WHAT NEEDS TO BE DONE :: Search the entries below for "constexpr" and copy each matching line.

DATASET ENTRIES below:

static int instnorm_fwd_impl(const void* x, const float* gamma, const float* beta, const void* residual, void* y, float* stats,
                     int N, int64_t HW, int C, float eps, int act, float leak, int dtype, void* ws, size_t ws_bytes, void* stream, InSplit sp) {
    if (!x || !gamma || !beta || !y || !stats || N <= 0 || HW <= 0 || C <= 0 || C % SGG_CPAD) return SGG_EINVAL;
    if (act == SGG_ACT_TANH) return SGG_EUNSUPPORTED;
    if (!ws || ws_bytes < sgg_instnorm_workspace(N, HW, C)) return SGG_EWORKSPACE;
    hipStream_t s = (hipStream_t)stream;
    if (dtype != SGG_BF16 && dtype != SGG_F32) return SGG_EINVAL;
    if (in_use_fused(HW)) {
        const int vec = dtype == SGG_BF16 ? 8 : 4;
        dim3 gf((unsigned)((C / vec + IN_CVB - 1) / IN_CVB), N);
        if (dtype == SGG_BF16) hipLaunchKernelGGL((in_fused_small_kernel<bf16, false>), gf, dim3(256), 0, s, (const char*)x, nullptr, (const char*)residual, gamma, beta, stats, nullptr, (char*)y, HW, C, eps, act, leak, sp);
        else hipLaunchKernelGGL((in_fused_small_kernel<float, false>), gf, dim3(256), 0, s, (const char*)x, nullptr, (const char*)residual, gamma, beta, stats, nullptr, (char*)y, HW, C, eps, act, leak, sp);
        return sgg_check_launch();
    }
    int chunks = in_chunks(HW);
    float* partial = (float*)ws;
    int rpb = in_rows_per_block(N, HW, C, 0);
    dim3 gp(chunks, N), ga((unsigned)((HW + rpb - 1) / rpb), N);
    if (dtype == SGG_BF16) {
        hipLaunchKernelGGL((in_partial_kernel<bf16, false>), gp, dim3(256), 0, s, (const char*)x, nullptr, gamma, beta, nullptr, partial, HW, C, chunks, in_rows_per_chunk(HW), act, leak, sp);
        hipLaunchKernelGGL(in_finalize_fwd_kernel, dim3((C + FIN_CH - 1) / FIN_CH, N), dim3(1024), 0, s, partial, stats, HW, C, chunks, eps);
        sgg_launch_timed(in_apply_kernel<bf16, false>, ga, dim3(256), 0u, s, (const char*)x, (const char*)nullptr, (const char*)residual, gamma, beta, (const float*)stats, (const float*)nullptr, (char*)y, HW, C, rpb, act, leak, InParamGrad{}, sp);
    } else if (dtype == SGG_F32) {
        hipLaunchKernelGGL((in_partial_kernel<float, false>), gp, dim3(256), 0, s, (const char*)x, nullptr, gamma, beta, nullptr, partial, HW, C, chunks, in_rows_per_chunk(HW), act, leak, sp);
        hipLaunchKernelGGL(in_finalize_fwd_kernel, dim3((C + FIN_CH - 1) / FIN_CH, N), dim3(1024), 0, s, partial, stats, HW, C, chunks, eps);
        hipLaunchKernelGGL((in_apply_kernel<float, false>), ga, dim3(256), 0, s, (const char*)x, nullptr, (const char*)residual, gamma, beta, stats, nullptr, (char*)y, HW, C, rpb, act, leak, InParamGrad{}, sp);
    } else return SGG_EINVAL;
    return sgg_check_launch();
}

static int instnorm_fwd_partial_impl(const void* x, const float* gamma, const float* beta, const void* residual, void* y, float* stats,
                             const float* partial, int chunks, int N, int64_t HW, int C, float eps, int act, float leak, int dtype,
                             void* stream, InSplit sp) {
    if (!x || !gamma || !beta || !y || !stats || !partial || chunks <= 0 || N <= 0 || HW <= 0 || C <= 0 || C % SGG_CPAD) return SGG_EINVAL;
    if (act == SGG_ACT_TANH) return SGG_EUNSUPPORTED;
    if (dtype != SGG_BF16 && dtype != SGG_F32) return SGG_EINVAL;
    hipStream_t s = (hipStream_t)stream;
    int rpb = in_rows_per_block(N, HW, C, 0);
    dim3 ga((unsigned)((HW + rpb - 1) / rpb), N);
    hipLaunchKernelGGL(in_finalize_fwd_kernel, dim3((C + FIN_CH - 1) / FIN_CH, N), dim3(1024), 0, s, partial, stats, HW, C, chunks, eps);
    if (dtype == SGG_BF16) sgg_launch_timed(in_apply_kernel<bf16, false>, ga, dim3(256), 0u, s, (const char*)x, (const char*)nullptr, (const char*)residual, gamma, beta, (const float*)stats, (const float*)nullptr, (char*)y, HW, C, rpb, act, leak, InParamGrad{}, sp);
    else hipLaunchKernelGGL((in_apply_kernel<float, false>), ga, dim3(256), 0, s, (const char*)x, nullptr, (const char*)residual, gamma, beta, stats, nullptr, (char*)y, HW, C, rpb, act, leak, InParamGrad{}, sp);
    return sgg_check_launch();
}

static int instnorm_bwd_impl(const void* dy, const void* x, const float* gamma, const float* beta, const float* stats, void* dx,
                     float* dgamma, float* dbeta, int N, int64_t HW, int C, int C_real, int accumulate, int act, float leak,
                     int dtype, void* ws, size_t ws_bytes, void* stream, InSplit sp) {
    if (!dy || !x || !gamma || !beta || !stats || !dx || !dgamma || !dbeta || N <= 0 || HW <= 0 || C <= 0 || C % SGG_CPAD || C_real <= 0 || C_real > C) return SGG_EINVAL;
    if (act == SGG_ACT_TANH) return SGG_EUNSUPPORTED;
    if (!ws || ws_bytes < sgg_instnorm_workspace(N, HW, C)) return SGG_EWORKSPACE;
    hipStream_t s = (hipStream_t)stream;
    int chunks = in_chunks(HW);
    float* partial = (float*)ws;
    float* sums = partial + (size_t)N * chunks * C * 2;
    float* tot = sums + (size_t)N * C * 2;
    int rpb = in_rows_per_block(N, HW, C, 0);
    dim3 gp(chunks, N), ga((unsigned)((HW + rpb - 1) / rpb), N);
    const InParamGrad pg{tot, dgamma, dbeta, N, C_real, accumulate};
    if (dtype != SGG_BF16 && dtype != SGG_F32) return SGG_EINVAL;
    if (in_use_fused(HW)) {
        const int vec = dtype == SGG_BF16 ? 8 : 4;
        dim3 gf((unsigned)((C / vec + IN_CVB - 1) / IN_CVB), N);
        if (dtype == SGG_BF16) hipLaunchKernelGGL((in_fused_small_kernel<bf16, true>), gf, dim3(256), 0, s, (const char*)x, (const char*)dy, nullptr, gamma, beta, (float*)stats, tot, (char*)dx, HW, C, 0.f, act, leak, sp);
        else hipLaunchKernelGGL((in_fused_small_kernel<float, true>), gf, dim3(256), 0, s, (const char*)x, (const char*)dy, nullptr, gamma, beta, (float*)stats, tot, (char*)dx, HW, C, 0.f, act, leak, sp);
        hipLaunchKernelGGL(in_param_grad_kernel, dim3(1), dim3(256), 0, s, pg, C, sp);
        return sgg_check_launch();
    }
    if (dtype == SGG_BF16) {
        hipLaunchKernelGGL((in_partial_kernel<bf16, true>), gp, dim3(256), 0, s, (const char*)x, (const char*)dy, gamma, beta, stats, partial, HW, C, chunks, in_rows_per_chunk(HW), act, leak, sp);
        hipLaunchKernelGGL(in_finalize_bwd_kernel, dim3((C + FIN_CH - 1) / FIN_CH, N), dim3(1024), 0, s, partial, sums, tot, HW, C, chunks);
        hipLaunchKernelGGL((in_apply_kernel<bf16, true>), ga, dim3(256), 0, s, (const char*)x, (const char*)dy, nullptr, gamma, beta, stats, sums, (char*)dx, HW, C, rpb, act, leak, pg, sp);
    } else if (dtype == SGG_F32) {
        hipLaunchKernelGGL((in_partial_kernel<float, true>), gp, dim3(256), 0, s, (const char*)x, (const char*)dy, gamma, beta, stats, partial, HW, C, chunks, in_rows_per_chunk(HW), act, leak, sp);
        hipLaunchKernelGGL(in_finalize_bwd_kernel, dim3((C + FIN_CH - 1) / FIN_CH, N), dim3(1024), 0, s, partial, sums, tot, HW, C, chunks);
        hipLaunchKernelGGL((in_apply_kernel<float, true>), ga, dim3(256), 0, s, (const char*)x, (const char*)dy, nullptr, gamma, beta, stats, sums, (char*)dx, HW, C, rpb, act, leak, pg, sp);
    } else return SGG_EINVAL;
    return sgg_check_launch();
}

End of DATASET ENTRIES.
DATASET ENTRIES below:

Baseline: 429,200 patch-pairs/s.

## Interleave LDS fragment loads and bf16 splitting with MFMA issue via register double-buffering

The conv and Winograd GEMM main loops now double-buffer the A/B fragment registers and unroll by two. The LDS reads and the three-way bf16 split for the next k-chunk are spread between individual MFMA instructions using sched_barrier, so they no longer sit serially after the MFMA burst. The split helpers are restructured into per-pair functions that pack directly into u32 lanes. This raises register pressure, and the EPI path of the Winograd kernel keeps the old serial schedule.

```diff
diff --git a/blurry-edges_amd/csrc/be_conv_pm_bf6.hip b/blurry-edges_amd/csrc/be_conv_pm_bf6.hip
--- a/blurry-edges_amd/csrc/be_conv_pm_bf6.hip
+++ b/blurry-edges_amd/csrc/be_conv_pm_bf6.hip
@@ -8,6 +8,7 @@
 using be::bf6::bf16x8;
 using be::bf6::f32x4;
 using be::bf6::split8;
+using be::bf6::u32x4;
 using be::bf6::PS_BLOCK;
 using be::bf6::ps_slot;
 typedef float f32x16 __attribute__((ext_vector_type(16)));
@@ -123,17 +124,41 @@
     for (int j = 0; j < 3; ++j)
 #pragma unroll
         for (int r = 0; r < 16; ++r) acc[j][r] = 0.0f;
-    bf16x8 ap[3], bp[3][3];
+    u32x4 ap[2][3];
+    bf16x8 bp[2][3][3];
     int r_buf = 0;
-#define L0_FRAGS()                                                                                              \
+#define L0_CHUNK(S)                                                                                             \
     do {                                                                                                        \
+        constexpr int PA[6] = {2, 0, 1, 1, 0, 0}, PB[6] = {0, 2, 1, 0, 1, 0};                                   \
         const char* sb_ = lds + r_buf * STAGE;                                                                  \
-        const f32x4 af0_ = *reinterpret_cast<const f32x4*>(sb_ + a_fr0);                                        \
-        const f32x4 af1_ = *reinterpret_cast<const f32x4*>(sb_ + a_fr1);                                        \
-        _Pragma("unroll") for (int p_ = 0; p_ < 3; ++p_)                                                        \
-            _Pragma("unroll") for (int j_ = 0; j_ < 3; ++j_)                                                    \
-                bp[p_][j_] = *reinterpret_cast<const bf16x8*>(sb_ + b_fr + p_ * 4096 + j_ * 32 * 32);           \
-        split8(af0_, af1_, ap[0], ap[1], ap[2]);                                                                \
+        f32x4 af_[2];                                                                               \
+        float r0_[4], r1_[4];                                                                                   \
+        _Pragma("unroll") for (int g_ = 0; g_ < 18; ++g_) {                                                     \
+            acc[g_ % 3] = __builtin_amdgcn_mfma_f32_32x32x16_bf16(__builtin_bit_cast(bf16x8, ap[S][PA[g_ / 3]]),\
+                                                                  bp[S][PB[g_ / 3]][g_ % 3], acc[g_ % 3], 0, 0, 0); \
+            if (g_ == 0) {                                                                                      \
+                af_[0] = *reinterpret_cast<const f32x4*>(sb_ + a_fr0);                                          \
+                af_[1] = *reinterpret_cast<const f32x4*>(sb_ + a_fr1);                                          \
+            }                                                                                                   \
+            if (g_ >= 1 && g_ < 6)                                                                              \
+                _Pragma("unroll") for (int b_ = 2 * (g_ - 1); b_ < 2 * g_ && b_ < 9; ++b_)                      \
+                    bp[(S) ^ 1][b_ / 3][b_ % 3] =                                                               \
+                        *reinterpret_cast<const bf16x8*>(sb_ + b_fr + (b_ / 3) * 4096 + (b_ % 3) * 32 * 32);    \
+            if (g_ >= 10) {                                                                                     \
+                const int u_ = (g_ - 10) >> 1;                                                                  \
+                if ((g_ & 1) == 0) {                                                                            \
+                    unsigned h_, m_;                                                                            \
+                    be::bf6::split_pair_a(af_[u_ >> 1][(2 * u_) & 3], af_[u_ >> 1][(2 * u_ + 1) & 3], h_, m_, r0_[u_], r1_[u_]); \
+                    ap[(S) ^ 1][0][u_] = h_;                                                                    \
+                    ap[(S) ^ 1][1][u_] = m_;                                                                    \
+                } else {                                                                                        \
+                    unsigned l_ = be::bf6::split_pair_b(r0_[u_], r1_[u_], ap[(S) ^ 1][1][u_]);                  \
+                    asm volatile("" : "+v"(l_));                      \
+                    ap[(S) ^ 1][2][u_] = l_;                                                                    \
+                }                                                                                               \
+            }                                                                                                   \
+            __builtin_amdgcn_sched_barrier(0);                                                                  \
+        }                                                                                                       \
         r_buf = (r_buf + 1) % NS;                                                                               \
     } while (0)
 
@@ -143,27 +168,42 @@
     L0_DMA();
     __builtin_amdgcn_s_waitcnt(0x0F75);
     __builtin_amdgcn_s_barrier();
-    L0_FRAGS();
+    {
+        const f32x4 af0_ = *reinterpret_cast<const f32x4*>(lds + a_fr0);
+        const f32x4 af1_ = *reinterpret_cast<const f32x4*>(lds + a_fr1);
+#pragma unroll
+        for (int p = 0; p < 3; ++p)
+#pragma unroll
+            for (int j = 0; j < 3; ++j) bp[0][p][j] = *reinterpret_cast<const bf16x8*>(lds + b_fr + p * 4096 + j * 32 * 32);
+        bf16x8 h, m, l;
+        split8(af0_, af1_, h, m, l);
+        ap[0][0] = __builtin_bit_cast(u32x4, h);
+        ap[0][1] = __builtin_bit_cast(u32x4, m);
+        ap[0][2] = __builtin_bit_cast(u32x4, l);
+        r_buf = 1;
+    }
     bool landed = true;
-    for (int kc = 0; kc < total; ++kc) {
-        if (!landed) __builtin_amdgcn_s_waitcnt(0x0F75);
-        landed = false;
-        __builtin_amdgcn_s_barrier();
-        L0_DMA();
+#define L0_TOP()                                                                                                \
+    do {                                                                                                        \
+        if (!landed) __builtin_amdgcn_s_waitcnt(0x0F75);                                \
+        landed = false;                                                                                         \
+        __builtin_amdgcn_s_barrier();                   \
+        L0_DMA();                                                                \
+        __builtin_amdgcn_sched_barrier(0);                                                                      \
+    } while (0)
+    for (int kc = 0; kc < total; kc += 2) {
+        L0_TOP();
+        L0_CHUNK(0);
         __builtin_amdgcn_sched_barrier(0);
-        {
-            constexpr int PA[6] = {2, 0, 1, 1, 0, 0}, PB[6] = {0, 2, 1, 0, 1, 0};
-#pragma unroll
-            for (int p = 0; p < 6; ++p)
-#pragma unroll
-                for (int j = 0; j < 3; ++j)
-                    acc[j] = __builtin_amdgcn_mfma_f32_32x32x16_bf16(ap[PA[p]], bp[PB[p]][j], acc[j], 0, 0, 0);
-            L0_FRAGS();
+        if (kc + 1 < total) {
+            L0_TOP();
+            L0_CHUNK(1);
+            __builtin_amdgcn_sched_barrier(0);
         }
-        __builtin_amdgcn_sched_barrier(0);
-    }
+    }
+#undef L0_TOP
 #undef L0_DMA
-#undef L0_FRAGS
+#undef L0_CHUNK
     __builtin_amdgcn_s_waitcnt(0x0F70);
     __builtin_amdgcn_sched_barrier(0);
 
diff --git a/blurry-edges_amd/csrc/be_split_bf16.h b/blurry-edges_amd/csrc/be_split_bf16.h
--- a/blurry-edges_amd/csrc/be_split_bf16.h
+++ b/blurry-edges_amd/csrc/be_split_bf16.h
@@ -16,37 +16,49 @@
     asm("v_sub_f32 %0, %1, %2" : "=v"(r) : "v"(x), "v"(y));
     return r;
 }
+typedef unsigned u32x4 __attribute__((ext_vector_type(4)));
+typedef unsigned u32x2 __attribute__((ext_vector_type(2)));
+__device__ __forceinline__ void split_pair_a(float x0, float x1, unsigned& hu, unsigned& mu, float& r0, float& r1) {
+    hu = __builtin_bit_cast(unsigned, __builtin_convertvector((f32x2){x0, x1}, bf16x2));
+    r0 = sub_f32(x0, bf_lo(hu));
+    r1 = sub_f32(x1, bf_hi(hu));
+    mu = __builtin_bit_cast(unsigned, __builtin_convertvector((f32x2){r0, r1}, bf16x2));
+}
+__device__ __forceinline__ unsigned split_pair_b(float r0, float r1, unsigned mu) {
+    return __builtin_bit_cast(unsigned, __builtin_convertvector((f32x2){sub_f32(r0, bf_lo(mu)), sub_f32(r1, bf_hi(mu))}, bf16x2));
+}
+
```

End of DATASET ENTRIES.

OUTPUT OF THE TASK ::
+        constexpr int PA[6] = {2, 0, 1, 1, 0, 0}, PB[6] = {0, 2, 1, 0, 1, 0};                                   \
-            constexpr int PA[6] = {2, 0, 1, 1, 0, 0}, PB[6] = {0, 2, 1, 0, 1, 0};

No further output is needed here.